WOMEN MUST APPROPRIATELY ACKNOWLEDGE THE AUTHORITY (HEADSHIP) OF MEN (BY WEARING THE SYMBOLIC CLOTH HEAD COVERING) AND AVOID DENIALS OF THEIR GOD-APPOINTED FEMININE ROLE
This is certainly a very controversial topic in light of the feminist movement in our culture. We see a woman running for President of the most powerful country in the world. We see churches attacked as outdated and chauvinistic if they limit the church office of elder and the role of preaching to men. We see much gender confusion with women pushing for a type of “Equality of the Sexes” that amounts to denying any role differentiations between men and women. So you have women serving in the military and holding the most powerful leadership positions in the business world.

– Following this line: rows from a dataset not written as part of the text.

-__global__ void __launch_bounds__(128, 2)
-attn_fwd_tc_kernel(const AttnFwdParams p) {
-  extern __shared__ __align__(128) uint8_t smem[];
+__global__ void __launch_bounds__(AF_THREADS, 1)
+attn_fwd_kernel(const __grid_constant__ CUtensorMap tmQ, const __grid_constant__ CUtensorMap tmKV,
+                const __grid_constant__ CUtensorMap tmO, const AttnFwdParams p) {
+  extern __shared__ uint8_t smem_raw[];
+  uint8_t* smem = smem_raw + ((1024u - (tc::smem_u32(smem_raw) & 1023u)) & 1023u);
   uint8_t* sQ = smem;
-  uint8_t* sK = smem + ATT_TILE_BYTES;
-  uint8_t* sV = smem + 3 * ATT_TILE_BYTES;
+  uint8_t* sStg = smem + AF_OFF_STG;
+  uint8_t* sRing = smem + AF_OFF_RING;
+  uint64_t* kv_full = reinterpret_cast<uint64_t*>(smem + AF_OFF_BAR);
+  uint64_t* kv_empty = kv_full + AF_STAGES;
+  uint64_t* q_full = kv_empty + AF_STAGES;
+  uint64_t* q_empty = q_full + 1;
   const int warp = threadIdx.x >> 5, lane = threadIdx.x & 31;
-  const int qt = static_cast<int>(blockIdx.x) % p.n_qtiles;
-  const int bh = static_cast<int>(blockIdx.x) / p.n_qtiles;
-  const int h = bh % p.H, b = bh / p.H;
   const int E = p.H * ATT_DH;
-  const int i0 = qt * ATT_BM;
-  const int nblk = (p.sep + ATT_BN - 1) / ATT_BN;
-
-  att_load_tile<ATT_BM>(sQ, p.qkv, p.ld_qkv, h * ATT_DH, i0, p.T, b, p.T, p.B, p.batch_major);
-  if (nblk > 0) {
-    att_load_tile<ATT_BN>(sK, p.qkv, p.ld_qkv, E + h * ATT_DH, 0, p.sep, b, p.T, p.B, p.batch_major);
-    att_load_tile<ATT_BN>(sV, p.qkv, p.ld_qkv, 2 * E + h * ATT_DH, 0, p.sep, b, p.T, p.B, p.batch_major);
-  }
-  tc::cp_async_commit();
-
-  float o[16][4];
-#pragma unroll
-  for (int j = 0; j < 16; ++j) o[j][0] = o[j][1] = o[j][2] = o[j][3] = 0.f;
-  float m[2] = {-INFINITY, -INFINITY}, l[2] = {0.f, 0.f};
-  const int r0 = 16 * warp;
-  const uint32_t drow0 = static_cast<uint32_t>(bh) * p.T + i0 + r0 + (lane >> 2);
-  const uint32_t q_s = tc::smem_u32(sQ);
-
-  for (int kb = 0; kb < nblk; ++kb) {
-    if (kb + 1 < nblk) {
-      const int nb = (kb + 1) & 1;
-      att_load_tile<ATT_BN>(sK + nb * ATT_TILE_BYTES, p.qkv, p.ld_qkv, E + h * ATT_DH, (kb + 1) * ATT_BN, p.sep, b, p.T, p.B, p.batch_major);
-      att_load_tile<ATT_BN>(sV + nb * ATT_TILE_BYTES, p.qkv, p.ld_qkv, 2 * E + h * ATT_DH, (kb + 1) * ATT_BN, p.sep, b, p.T, p.B, p.batch_major);
-      tc::cp_async_commit();
-      tc::cp_async_wait<1>();
-    } else {
-      tc::cp_async_wait<0>();
-    }
-    __syncthreads();
-    const uint32_t k_s = tc::smem_u32(sK + (kb & 1) * ATT_TILE_BYTES);
-    const uint32_t v_s = tc::smem_u32(sV + (kb & 1) * ATT_TILE_BYTES);
-
-    float s[8][4];
-#pragma unroll
-    for (int j = 0; j < 8; ++j) s[j][0] = s[j][1] = s[j][2] = s[j][3] = 0.f;
-#pragma unroll
-    for (int kk = 0; kk < 8; ++kk) {
-      uint32_t a[4];
-      att_frag_a(a, q_s, r0, kk * 16, lane);
-#pragma unroll
-      for (int np = 0; np < 4; ++np) {
-        uint32_t bb[4];
-        att_frag_b(bb, k_s, np * 16, kk * 16, lane);
-        tc::mma_bf16_16816(s[2 * np], a, bb[0], bb[1]);
-        tc::mma_bf16_16816(s[2 * np + 1], a, bb[2], bb[3]);
-      }
-    }
-    const int key0 = kb * ATT_BN + 2 * (lane & 3);
-    float mx[2] = {-INFINITY, -INFINITY};
-#pragma unroll
-    for (int j = 0; j < 8; ++j)
-#pragma unroll
-      for (int e = 0; e < 4; ++e) {
-        const bool ok = key0 + 8 * j + (e & 1) < p.sep;
-        s[j][e] = ok ? s[j][e] * p.scale_log2 : -INFINITY;
-        mx[e >> 1] = fmaxf(mx[e >> 1], s[j][e]);
-      }
+  const int nblk = (p.sep + ATT_TILE_ROWS - 1) / ATT_TILE_ROWS;
+  const int n_units = p.n_tiles * p.B * p.H;
+  if (threadIdx.x == 0) {
+    for (int s = 0; s < AF_STAGES; ++s) {
+      tc::mbar_init(&kv_full[s], 1);
+      tc::mbar_init(&kv_empty[s], 2);
+    }
+    tc::mbar_init(q_full, 1);
+    tc::mbar_init(q_empty, 2);
+    tc::mbar_fence_init();
+  }
+  __syncthreads();
+
+  if (warp >= 8) {
+    tc::setmaxnreg_dec<40>();
+    if (threadIdx.x == 256) {
+      tc::tma_prefetch_desc(&tmQ);
+      tc::tma_prefetch_desc(&tmKV);
+      int stage = 0;
+      uint32_t phase = 0;
+      for (int u = blockIdx.x, it = 0; u < n_units; u += gridDim.x, ++it) {
+        const int qt = u % p.n_tiles, bh = u / p.n_tiles;
+        const int h = bh % p.H, b = bh / p.H;
+        auto load_q = [&]() {
+          if (it > 0) tc::mbar_wait_suspend(q_empty, (it - 1) & 1);
+          tc::mbar_expect_tx(q_full, 2 * ATT_TILE);
+          for (int g = 0; g < 2; ++g) att_load_tile(sQ + g * ATT_TILE, &tmQ, q_full, h * ATT_DH, b, qt * 128 + 64 * g);
+        };
+        const int claim_at = min(AF_STAGES - 1, nblk - 1);
+        if (nblk == 0) load_q();
+        for (int kb = 0; kb < nblk; ++kb) {
+          if (kb == claim_at) load_q();
+          tc::mbar_wait_suspend(&kv_empty[stage], phase ^ 1);
+          uint8_t* dst = sRing + stage * 2 * ATT_TILE;
+          tc::mbar_expect_tx(&kv_full[stage], 2 * ATT_TILE);
+          att_load_tile(dst, &tmKV, &kv_full[stage], E + h * ATT_DH, b, kb * ATT_TILE_ROWS);
+          att_load_tile(dst + ATT_TILE, &tmKV, &kv_full[stage], 2 * E + h * ATT_DH, b, kb * ATT_TILE_ROWS);
+          if (++stage == AF_STAGES) { stage = 0; phase ^= 1; }
+        }
+      }
+    }
+    return;
+  }
+
+  tc::setmaxnreg_inc<232>();
+  const int g = warp >> 2, wq = warp & 3;
+  const int tid = threadIdx.x & 127;
+  const uint32_t q_tile = tc::smem_u32(sQ + g * ATT_TILE);
+  uint8_t* stg = sStg + g * ATT_TILE;
+  const float dscale = p.drop_thr > 0 ? drop_scale(p.drop_thr) : 1.0f;
+  int stage = 0;
+  uint32_t phase = 0;
+  bool timed_out = false;
+  for (int u = blockIdx.x, it = 0; u < n_units && !timed_out; u += gridDim.x, ++it) {
+    const int qt = u % p.n_tiles, bh = u / p.n_tiles;
+    const int h = bh % p.H, b = bh / p.H;
+    const int t0 = qt * 128 + 64 * g;
+    const int i0 = t0 + 16 * wq + (lane >> 2);
+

The Apostle Paul had been dealing with issues related to a Christian’s liberties. Apparently some women in the church had taken the concept of liberality too far and were removing their cloth head-coverings that symbolized their submission to the headship (authority) of men. Paul felt this was an important error to address since the God-ordained creation order and differing roles of man and woman were a fundamental fabric both of society itself and of godly behavior in the church.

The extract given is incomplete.